Background
A juvenile identified as J. J. M. admitted to committing second-degree criminal mischief by intentionally damaging his mother’s television. In the judgment of jurisdiction, the juvenile court noted that the youth stipulated there was a basis for restitution, and scheduled a separate hearing to determine the amount. At the restitution hearing, youth’s counsel challenged the sufficiency of the evidence as to the amount owed — raising concerns about the age of the television — but did not argue that the court lacked legal authority to impose restitution at all.
The juvenile court ordered youth to pay restitution, and youth appealed to the Oregon Court of Appeals.
The Court’s Holding
The Court of Appeals affirmed the restitution order on preservation grounds. On appeal, youth argued for the first time that the juvenile court lacked authority to impose restitution because his mother could not have recovered damages from him in a civil action. His theory rested on ORS 30.765, which makes parents liable for intentional torts committed by their minor children. Youth reasoned that because his mother would herself be liable for his conduct, she suffered no objectively verifiable monetary loss within the meaning of ORS 31.705(2)(a), and therefore restitution was legally improper.
The court declined to reach that argument because it was never raised below. Youth had in fact stipulated that restitution was appropriate and contested only the amount — a posture the court noted could alternatively be characterized as invited error under State v. Kammeyer. Because youth also failed to request plain-error review on appeal, the court exercised its discretion to decline plain-error consideration under ORAP 5.45(7).
Key Takeaways
- A juvenile who stipulates to the propriety of restitution at the trial level cannot later challenge the court’s legal authority to impose restitution on appeal — the argument is unpreserved.
- Oregon appellate courts will not exercise their discretion to review unpreserved claims as plain error absent an explicit request and supporting plain-error argument, per ORAP 5.45(7).
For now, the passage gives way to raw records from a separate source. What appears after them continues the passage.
__global__ __launch_bounds__(256) void k_bd_expand(const float* __restrict__ W, const int32_t* __restrict__ feat0, int cmax,
                                                   const double* __restrict__ P, int64_t M, int L, float* __restrict__ out) {
    const int64_t t = (int64_t)blockIdx.x * 256 + threadIdx.x;
    if (t >= M * L) return;
    const int64_t i = t / L;
    const int j = (int)(t - i * L);
    const int32_t f = feat0[i];
    double a = 0.0;
    if (f >= 0)
        for (int c = 0; c < cmax; ++c) a = fma((double)W[i * cmax + c], P[(int64_t)(f + c) * L + j], a);
    out[t] = (float)a;
}
void launch_bd_expand(hipStream_t st, const float* W, const int32_t* feat0, int cmax, const double* P, int64_t M, int L, float* out) {
    hipLaunchKernelGGL(k_bd_expand, dim3((unsigned)((M * L + 255) / 256)), dim3(256), 0, st, W, feat0, cmax, P, M, L, out);
}
__global__ __launch_bounds__(256) void k_bd_reduce(const float* __restrict__ W, const int32_t* __restrict__ feat0, int cmax,
                                                   const float* __restrict__ T, int L, const int64_t* __restrict__ blk_row0,
                                                   const int64_t* __restrict__ blk_row1, const int32_t* __restrict__ blk_feat0,
                                                   const int32_t* __restrict__ blk_c, double* __restrict__ P) {
    const int b = blockIdx.x;
    const int64_t r0 = blk_row0[b], r1 = blk_row1[b];
    const int32_t bf = blk_feat0[b];
    const int cb = blk_c[b];
    const int cg = threadIdx.x >> 5, jl = threadIdx.x & 31;
    for (int c = cg; c < cb; c += 8)
        for (int j = jl; j < L; j += 32) {
            double a = 0.0;
            for (int64_t i = r0; i < r1; ++i)
                if (feat0[i] == bf) a = fma((double)W[i * cmax + c], (double)T[i * L + j], a);
            P[(int64_t)(bf + c) * L + j] = a;
        }
}
void launch_bd_reduce(hipStream_t st, const float* W, const int32_t* feat0, int cmax, const float* T, int L, const int64_t* blk_row0,
                      const int64_t* blk_row1, const int32_t* blk_feat0, const int32_t* blk_c, int B, double* P) {
    if (B <= 0) return;
    hipLaunchKernelGGL(k_bd_reduce, dim3((unsigned)B), dim3(256), 0, st, W, feat0, cmax, T, L, blk_row0, blk_row1, blk_feat0, blk_c, P);
}
template <int L>
__global__ __launch_bounds__(256) void k_rightmul_inplace_f32(float* __restrict__ X, int64_t rows, const double* __restrict__ Z) {
    __shared__ double zs[L * L];
    for (int e = threadIdx.x; e < L * L; e += 256) zs[e] = Z[e];
    __syncthreads();
    const int64_t i = (int64_t)blockIdx.x * 256 + threadIdx.x;
    if (i >= rows) return;
    double x[L];
#pragma unroll
    for (int k = 0; k < L; ++k) x[k] = (double)X[i * L + k];
    for (int j = 0; j < L; ++j) {
        double a = 0.0;
#pragma unroll
        for (int k = 0; k < L; ++k) a = fma(x[k], zs[k * L + j], a);
        X[i * L + j] = (float)a;
    }
}
void launch_rightmul_inplace_f32(hipStream_t st, float* X, int64_t rows, int L, const double* Z) {
    const dim3 grid((unsigned)((rows + 255) / 256)), blk(256);
    if (L == 32) hipLaunchKernelGGL((k_rightmul_inplace_f32<32>), grid, blk, 0, st, X, rows, Z);
    else hipLaunchKernelGGL((k_rightmul_inplace_f32<64>), grid, blk, 0, st, X, rows, Z);
}
__global__ __launch_bounds__(256) void k_mask_rows(double* __restrict__ Y, int64_t N, int L, const uint8_t* __restrict__ mask) {
    const int64_t t = (int64_t)blockIdx.x * 256 + threadIdx.x;
    if (t >= N * L) return;
    if (!mask[t / L]) Y[t] = 0.0;
}
void launch_mask_rows(hipStream_t st, double* Y, int64_t N, int L, const uint8_t* mask) {
    hipLaunchKernelGGL(k_mask_rows, dim3((unsigned)((N * L + 255) / 256)), dim3(256), 0, st, Y, N, L, mask);
}
__global__ __launch_bounds__(256) void k_f32_to_f64(const float* __restrict__ in, double* __restrict__ out, int64_t n) {
    const int64_t t = (int64_t)blockIdx.x * 256 + threadIdx.x;
    if (t < n) out[t] = (double)in[t];
}
void launch_f32_to_f64(hipStream_t st, const float* in, double* out, int64_t n) {
    hipLaunchKernelGGL(k_f32_to_f64, dim3((unsigned)((n + 255) / 256)), dim3(256), 0, st, in, out, n);
}
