@@ -1793,7 +1794,7 @@
   if (n_residues > ws->res_cap)
     return fail(KMA_E_CAPACITY, "workspace reserved for %llu residues, call needs %llu",
                 (unsigned long long)ws->res_cap, (unsigned long long)n_residues);
-  const bool pack = pack_on_device(n_residues);
+  const bool pack = pack_on_device(n_residues, t->n_buckets * (uint64_t)kma::kBucketBytes);
   if (pack)
     if (int rc = ensure_packed(ws)) return rc;
   DeviceScope ds(r->device);
diff --git a/kmers.anno_amd/csrc/kma_device.h b/kmers.anno_amd/csrc/kma_device.h
--- a/kmers.anno_amd/csrc/kma_device.h
+++ b/kmers.anno_amd/csrc/kma_device.h
@@ -42,11 +42,6 @@
   uint64_t lo, hi;
   uint32_t sh;
 };
-__device__ __forceinline__ WinWords window_words(const uint8_t* __restrict__ res, uint64_t pos) {
-  const uint64_t* src = reinterpret_cast<const uint64_t*>(res + (pos & ~7ull));
-  return WinWords{src[0], src[1], (uint32_t)(pos & 7) * 8u};
-}
-__device__ __forceinline__ uint64_t win_bytes(const WinWords& w) { return funnel(w.lo, w.hi, w.sh); }
 
 __device__ __forceinline__ WinWords window_words_packed(const uint8_t* __restrict__ stream,
                                                         uint64_t j) {
@@ -64,22 +59,6 @@
 __device__ __forceinline__ uint64_t packed_key(const WinWords& w) {
   const uint64_t be = bswap64(funnel(w.lo, w.hi, w.sh & 56u));
   return (be << (w.sh & 7u)) >> (64 - 5 * K);
-}
-
-template <int K>
-__device__ __forceinline__ bool pack_window(const uint8_t* lut, uint64_t bytes, uint64_t& key) {
-  uint32_t c[K];
-#pragma unroll
-  for (int j = 0; j < K; ++j) c[j] = lut[(uint32_t)(bytes >> (8 * j)) & 0xFFu];
-  uint64_t v = 0;
-  bool ok = true;
-#pragma unroll
-  for (int j = 0; j < K; ++j) {
-    ok = ok && c[j] != 0u;
-    v = (v << 5) | c[j];
-  }
-  key = v;
-  return ok;
 }
 
 constexpr int kBucketQuads = kBucketBytes / 16;
diff --git a/kmers.anno_amd/csrc/kma_kernels.hip b/kmers.anno_amd/csrc/kma_kernels.hip
--- a/kmers.anno_amd/csrc/kma_kernels.hip
+++ b/kmers.anno_amd/csrc/kma_kernels.hip
@@ -298,9 +298,21 @@
 #define KMA_COUNT(i, v) ((void)0)
 #endif
 
-template <int P>
-struct ProteinSmem {
-  __attribute__((aligned(16))) uint32_t pool[kSetPool];
+constexpr int kStageWords = 10;
+constexpr int kStageBytes = 56;
+constexpr int kStagePool = 32;
+static_assert(5 * kStageWords <= kStageBytes && kStageBytes % 8 == 0, "staging buffer size");
+template <bool Staged>
+struct StageBuf {};
+template <>
+struct StageBuf<true> {
+  __attribute__((aligned(8))) uint8_t stage[kWavesPerBlock][kProbeWin][kStageBytes];
+};
+template <int P, bool Staged>
+struct ProteinSmem : StageBuf<Staged> {
+  static constexpr int kP = P;
+  static constexpr int kPool = kSetPool - (Staged ? kStagePool : 0);
+  __attribute__((aligned(16))) uint32_t pool[kPool];
   uint32_t chain_q[kWavesPerBlock][2 * kChainQ];
   uint32_t pbeg[P + 1];
   uint32_t pwin[P];
@@ -311,7 +323,8 @@
   uint32_t skip;
   uint8_t lut[256];
 };
-static_assert(sizeof(ProteinSmem<kBlockProteins>) <= 163840 / kProteinOcc,
+static_assert(sizeof(ProteinSmem<kBlockProteins, false>) <= 163840 / kProteinOcc &&
+                  sizeof(ProteinSmem<kBlockProteins, true>) <= 163840 / kProteinOcc,
               "protein-path LDS must leave kProteinOcc blocks per CU");
 
 __device__ __forceinline__ bool lds_set_insert(uint32_t* set, uint32_t cap, uint32_t key) {
@@ -335,8 +348,8 @@
   }
 }
 
-template <int P>
-__device__ __forceinline__ void record_hit(ProteinSmem<P>& sm, const ProteinArgs& a,
+template <class Smem>
+__device__ __forceinline__ void record_hit(Smem& sm, const ProteinArgs& a,
                                            uint64_t span_lo, bool multiset, uint32_t p,
                                            uint32_t fid, uint32_t sid) {
   atomicMin(&sm.pmin[p], fid);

- The stipulation to restitution could also be analyzed as invited error, separately barring appellate relief under State v. Kammeyer.
Why It Matters
This nonprecedential decision is a straightforward application of Oregon’s preservation doctrine in the juvenile context, underscoring that counsel must raise all legal objections — not merely factual or evidentiary ones — at the trial level to preserve them for appeal. Defense attorneys handling juvenile restitution matters should be alert to the interplay between parental liability statutes like ORS 30.765 and the restitution framework, and must explicitly challenge the court’s legal authority to impose restitution if that is the intended argument.
The opinion also serves as a reminder that stipulations made in juvenile court carry real appellate consequences: agreeing to the appropriateness of restitution while contesting only its amount forecloses a later argument that no restitution was legally permissible at all.